Paul Shireshi Muyayano v Republic [2016] KEHC 8062 (KLR)
Full Case Text
REPUBLIC OF KENYA
IN THE HIGH COURT OF KENYA AT NAIROBI
CRIMINAL DIVISION
CRIMINAL APPEAL NO.114 OF 2014
PAUL SHIRESHI MUYAYANO………..........…………………..…..APPELLANT
VERSUS
REPUBLIC……………………………………………………..…..RESPONDENT
(Being an appeal from the original conviction and sentence in the Chief Magistrate’s Court at Makadara Cr. Case No. 2073 of 2013 delivered by Hon.C. A. Ocharo on 5th September, 2014).
JUDGMENT
Background.
Paul Shileshi Muyayana was charged with the offence of robbery with violence contrary to Section 295 as read with Section 296(2) of the Penal Code. The particulars of the offence were that on 7th day of May 2013 at Kayole in Embakasi District within Nairobi County, jointly with others not before court and being armed with a dangerous weapon namely a knife you robbed Kemson Murithi Mutembei of a mobile phone valued at Kshs. 6000/= and at or immediately before or immediately after the time of such robbery threatened to use actual violence to the said Kemson Murithi Mutembei.
The appellant was found guilty and convicted accordingly. He was sentenced to suffer death. He was dissatisfied with both the conviction and the sentence and preferred this appeal. In his amended grounds of appeal filed on 25th June, 2016, he was dissatisfied that the elements of the offence of robbery with violence were not proved, that Section 200(3) of the Criminal Procedure Codewas not complied with, that crucial witness did not testify, that the evidence adduced was at variance with the charge, that the trial court relied on evidence of PW1 and 2 who were coached witnesses, that the trial court shifted the burden of proof upon him and that the case was not proved beyond a reasonable doubt.
Submissions.
The appeal was canvassed before me on 27th June, 2016. The appellant was in person and he relied on written submission filed on 27th June, 2016. The Respondent was represented by learned State Counsel Ms. Akuja who made oral submissions. In his written submissions, the appellant faulted the manner in which the learned trial magistrate upheld that he was identified as the robber. In particular, he pointed out that although PW1 who was the complainant testified that he identified him, the evidence of PW2 was hearsay evidence. In that case, he submitted that there was a contradiction in the evidence of the two witnesses. He also faulted the evidence of the two witnesses with regard to the manner of his arrest. He stated that according to PW1, he was arrested when he was walking near a bus stop while PW2 testified that the police found the Appellant at her shop and arrested him.

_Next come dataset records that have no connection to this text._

# bjo5029/causal-vae

Measured on AMD Instinct MI355X. Metric: training samples/sec on 128^3 vessel volumes (3D CausalVAE train step), higher is better.
Workload: dtype bf16; 1 GPU; 3D vessel CausalVAE train step, 128^3 bf16 volumes (z-scored N(0,1)), batch 4/GPU, Adam lr 0.0001, ELBO = MSE-sum + 2000*MSE-sum(m) + KLD; global_batch=4, per_gpu_batch=4, parallelism=dp1, params=15346957

## Files before the change

causal_vae_amd/csrc/bottleneck.hip:

```cpp
#include "common.h"

#define BN_MAXM 16

namespace {

CVAE_TUNABLE(BN_NT, 0);
CVAE_TUNABLE(BN_FWD_UNROLL, 2);
CVAE_TUNABLE(BN_BWD_UNROLL, 8);
CVAE_TUNABLE(BN_FWD_SLICE, 4096);
CVAE_TUNABLE(BN_BWD_ROWS, 16);

struct TailDims { int M, N1, N2, Z, T, HM, DM, KS, P, NZ; };
struct TailParams {
    const float *b1, *W2, *b2, *Wmu, *bmu, *Wlv, *blv, *Wm0, *bm0, *gamma, *beta, *Wm3, *bm3, *Wm5, *bm5;
};
struct TailGrads {
    float *db1, *dW2, *db2, *dWmu, *dbmu, *dWlv, *dblv, *dWm0, *dbm0, *dgamma, *dbeta, *dWm3, *dbm3, *dWm5, *dbm5;
};
struct TailSaved { float *h1, *h2, *mu, *logvar, *xhat, *invstd, *a1n, *a2, *m_hat, *zm; };
struct MechFwdArgs { const float* t_onehot; float *running_mean, *running_var; long long* num_batches_tracked; float momentum, bn_eps; int bn_training;
                     const float* sync_stats; int sync_ranks; };
struct MechBwdArgs { const float *dzm_part, *g_mhat, *t_onehot; float *sync_dy, *sync_local; };
struct __attribute__((packed, aligned(4))) F4U { float x, y, z, w; };
typedef float v4f_u __attribute__((ext_vector_type(4), aligned(4)));
typedef float v2f_u __attribute__((ext_vector_type(2), aligned(4)));
struct F2U;
template <typename V> __device__ __forceinline__ V ld_stream(const float* p) {
    if constexpr (BN_NT & 1) {
        if constexpr (sizeof(V) == 16) { const v4f_u v = __builtin_nontemporal_load((const v4f_u*)p); V r; __builtin_memcpy(&r, &v, 16); return r; }
        else { const v2f_u v = __builtin_nontemporal_load((const v2f_u*)p); V r; __builtin_memcpy(&r, &v, 8); return r; }
    } else return *(const V*)p;
}
template <typename V> __device__ __forceinline__ void st_stream(float* p, const V& val) {
    if constexpr (BN_NT & 2) {
        if constexpr (sizeof(V) == 16) { v4f_u v; __builtin_memcpy(&v, &val, 16); __builtin_nontemporal_store(v, (v4f_u*)p); }
        else { v2f_u v; __builtin_memcpy(&v, &val, 8); __builtin_nontemporal_store(v, (v2f_u*)p); }
    } else *(V*)p = val;
}

template <int U>
__device__ __forceinline__ void copy_g2l(float* __restrict__ dst, const float* __restrict__ src, int n) {
    for (int base = threadIdx.x; base < n; base += 256 * U) {
        float v[U];
#pragma unroll
        for (int u = 0; u < U; ++u) v[u] = src[min(base + 256 * u, n - 1)];
#pragma unroll
        for (int u = 0; u < U; ++u) if (base + 256 * u < n) dst[base + 256 * u] = v[u];
    }
}
__device__ __forceinline__ void copy_rows_g2l(float* __restrict__ ws, const float* __restrict__ wsrc, int n, int K4, int KP) {
    constexpr int U = 8;
    for (int base = threadIdx.x * 4; base < n; base += 1024 * U) {
        float4 v[U];
#pragma unroll
        for (int u = 0; u < U; ++u) v[u] = *(const float4*)(wsrc + min(base + 1024 * u, n - 4));
#pragma unroll
        for (int u = 0; u < U; ++u) {
            const int i = base + 1024 * u;
            if (i < n) {
                const int r = i / K4, k = i - r * K4;
                float* d = ws + r * KP + k;
                d[0] = v[u].x; d[1] = v[u].y; d[2] = v[u].z; d[3] = v[u].w;
            }
        }
    }
}

struct NoiseDraw { float* eps; int n; uint64_t seed, subseq; int* counter; };
template <typename T>
__global__ __launch_bounds__(256) void pool_cat_fwd_kernel(const T* __restrict__ y, const float* __restrict__ m, float* __restrict__ t,
                                                           const long long* __restrict__ t_labels, float* __restrict__ xcat, int D, int H, int W, int C,
                                                           int OD, int OH, int OW, int m_dim, int t_dim, int K1, NoiseDraw nz) {
    const int S = OD * OH * OW, b = blockIdx.y, s = blockIdx.x;
    float* row = xcat + (size_t)b * K1;
    if (s == S) {
        if (nz.counter && b == 0) {
            const uint64_t offset = ((uint64_t)(unsigned)(*nz.counter)) << 24;
            __syncthreads();
            if (threadIdx.x == 0) *nz.counter += 1;
            for (int i = threadIdx.x; i < (nz.n + 3) / 4; i += 256) {
                float v[4];
                philox_normal4(offset + (uint64_t)i, nz.subseq, nz.seed, v);
                for (int j = 0; j < 4; ++j) if (i * 4 + j < nz.n) nz.eps[i * 4 + j] = v[j];
            }
        }
        if (t_labels) {
            const long long lab = t_labels[b];
            for (int i = threadIdx.x; i < t_dim; i += 256) { const float v = (i == lab) ? 1.f : 0.f; t[b * t_dim + i] = v; row[C * S + m_dim + i] = v; }
            for (int i = threadIdx.x; i < m_dim; i += 256) row[C * S + i] = m[b * m_dim + i];
            return;
        }
        for (int i = threadIdx.x; i < m_dim + t_dim; i += 256) row[C * S + i] = i < m_dim ? m[b * m_dim + i] : t[b * t_dim + i - m_dim];
        return;
    }
    const int ow = s % OW, oh = (s / OW) % OH, od = s / (OW * OH);
    const int d0 = pool_lo(od, D, OD), d1 = pool_hi(od, D, OD), h0 = pool_lo(oh, H, OH), h1 = pool_hi(oh, H, OH), w0 = pool_lo(ow, W, OW), w1 = pool_hi(ow, W, OW);
    const float inv = 1.f / (float)((d1 - d0) * (h1 - h0) * (w1 - w0));
    const int nh = h1 - h0, nw = w1 - w0, nvox = (d1 - d0) * nh * nw;
    for (int c = threadIdx.x; c < C; c += 256) {
        float acc = 0.f;
        constexpr int U = 8;
        for (int v0 = 0; v0 < nvox; v0 += U) {
            float v[U];
#pragma unroll
            for (int u = 0; u < U; ++u) {
                const int vi = min(v0 + u, nvox - 1), w = vi % nw, h = (vi / nw) % nh, d = vi / (nw * nh);
                v[u] = to_f32(y[((((size_t)b * D + d0 + d) * H + h0 + h) * W + w0 + w) * C + c]);
            }
#pragma unroll
            for (int u = 0; u < U; ++u) if (v0 + u < nvox) acc += v[u];
        }
        row[c * S + s] = acc * inv;
    }
}

__device__ void mech_fwd(const TailDims& d, const TailParams& p, const TailSaved& sv, const float* __restrict__ t_onehot, float* __restrict__ running_mean,
                         float* __restrict__ running_var, long long* __restrict__ num_batches_tracked, float momentum, float bn_eps, int bn_training, float* lds,
                         const float* __restrict__ sync_stats, int sync_ranks);
__device__ void mech_bwd(const TailDims& d, const TailParams& p, const TailGrads& gr, const TailSaved& sv, const float* __restrict__ dzm_part,
                         const float* __restrict__ g_mhat, const float* __restrict__ t_onehot, float* lds, float* __restrict__ sync_dy, float* __restrict__ sync_local);

template <int MT>
__global__ __launch_bounds__(256) void skinny_fwd_partial_kernel(const float* __restrict__ x, const float* __restrict__ Wt, float* __restrict__ partial,
                                                                 int M, int K, int N, int kslice, int KS, TailDims d, TailParams tp, TailSaved sv, MechFwdArgs ma) {
    extern __shared__ float dyn_lds[];
    if ((int)blockIdx.y == KS) {
        if (blockIdx.x == 0) mech_fwd(d, tp, sv, ma.t_onehot, ma.running_mean, ma.running_var, ma.num_batches_tracked, ma.momentum, ma.bn_eps, ma.bn_training, dyn_lds, ma.sync_stats, ma.sync_ranks);
        return;
    }
    constexpr int R = 4;
    const int n0 = blockIdx.x * R, ks = blockIdx.y;
    const int k0 = ks * kslice, k1 = min(K, k0 + kslice);
    float acc[R][MT];
#pragma unroll
    for (int r = 0; r < R; ++r)
#pragma unroll
        for (int mm = 0; mm < MT; ++mm) acc[r][mm] = 0.f;
    const float* wr[R];
#pragma unroll
    for (int r = 0; r < R; ++r) wr[r] = Wt + (size_t)min(n0 + r, N - 1) * K;
    const int kvec = k0 + ((k1 - k0) & ~3);
#pragma unroll BN_FWD_UNROLL
    for (int k = k0 + 4 * threadIdx.x; k < kvec; k += 1024) {
        F4U xv[MT], wv[R];
#pragma unroll
        for (int mm = 0; mm < MT; ++mm) xv[mm] = mm < M ? *(const F4U*)(x + (size_t)mm * K + k) : F4U{0.f, 0.f, 0.f, 0.f};
#pragma unroll
        for (int r = 0; r < R; ++r) wv[r] = ld_stream<F4U>(wr[r] + k);
#pragma unroll
        for (int r = 0; r < R; ++r)
#pragma unroll
            for (int mm = 0; mm < MT; ++mm) acc[r][mm] += wv[r].x * xv[mm].x + wv[r].y * xv[mm].y + wv[r].z * xv[mm].z + wv[r].w * xv[mm].w;
    }
    for (int k = kvec + threadIdx.x; k < k1; k += 256) {
#pragma unroll
        for (int r = 0; r < R; ++r)
#pragma unroll
            for (int mm = 0; mm < MT; ++mm)
                if (mm < M) acc[r][mm] += wr[r][k] * x[(size_t)mm * K + k];
    }
    __shared__ float red[4][R * MT];
    const int lane = threadIdx.x & 63, wave = threadIdx.x >> 6;
#pragma unroll
    for (int r = 0; r < R; ++r)
#pragma unroll
        for (int mm = 0; mm < MT; ++mm) {
            const float sum = wave_sum(acc[r][mm]);
            if (lane == 0) red[wave][r * MT + mm] = sum;
        }
    __syncthreads();
    if (threadIdx.x < R * MT) {
        const int r = threadIdx.x / MT, mm = threadIdx.x % MT;
        if (mm < M && n0 + r < N)
            partial[((size_t)ks * M + mm) * N + n0 + r] = red[0][threadIdx.x] + red[1][threadIdx.x] + red[2][threadIdx.x] + red[3][threadIdx.x];
    }
}


__device__ void wg_linear_fwd(const float* __restrict__ Wt, const float* __restrict__ bias, const float* xs, float* ys, float* __restrict__ yg,
                              int M, int K, int N, int act) {
    const int lane = threadIdx.x & 63, wave = threadIdx.x >> 6, nw = blockDim.x >> 6;
    for (int n = wave; n < N; n += nw) {
        float acc[BN_MAXM];
#pragma unroll
        for (int m = 0; m < BN_MAXM; ++m) acc[m] = 0.f;
        for (int k = lane; k < K; k += 64) {
            const float w = Wt[(size_t)n * K + k];
#pragma unroll
            for (int m = 0; m < BN_MAXM; ++m)
                if (m < M) acc[m] += w * xs[m * K + k];
        }
#pragma unroll
        for (int m = 0; m < BN_MAXM; ++m) {
            if (m >= M) break;
            const float s = wave_sum(acc[m]);
            if (lane == 0) {
                const float v = apply_act(s + (bias ? bias[n] : 0.f), act);
                ys[m * N + n] = v;
                if (yg) yg[(size_t)m * N + n] = v;
            }
        }
    }
}

__device__ inline float bn_bwd_dx(float k, float nb, float dy, float dbet, float xh, float dgam) { return k * fmaf(-xh, dgam, fmaf(nb, dy, -dbet)); }
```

On failure to call crucial witnesses, he pointed out to the failure of the investigating or arresting officer to testify who would have been crucial witnesses to confirm whether or not a robbery had taken place.
He also contended that the charge sheet was defective in that the evidence adduced did not support the same. He submitted that the value of the stolen mobile phone was shown in the charge sheet as Kshs. 6000/= while the purchase receipt adduced in court indicated that it was bought at Kshs. 2,500/=. This, he submitted, was fatal to the prosecution’s case. He also faulted the fact that the charge sheet was drawn both under Sections 295 and 296(2) of the Penal Code which made it a duplex.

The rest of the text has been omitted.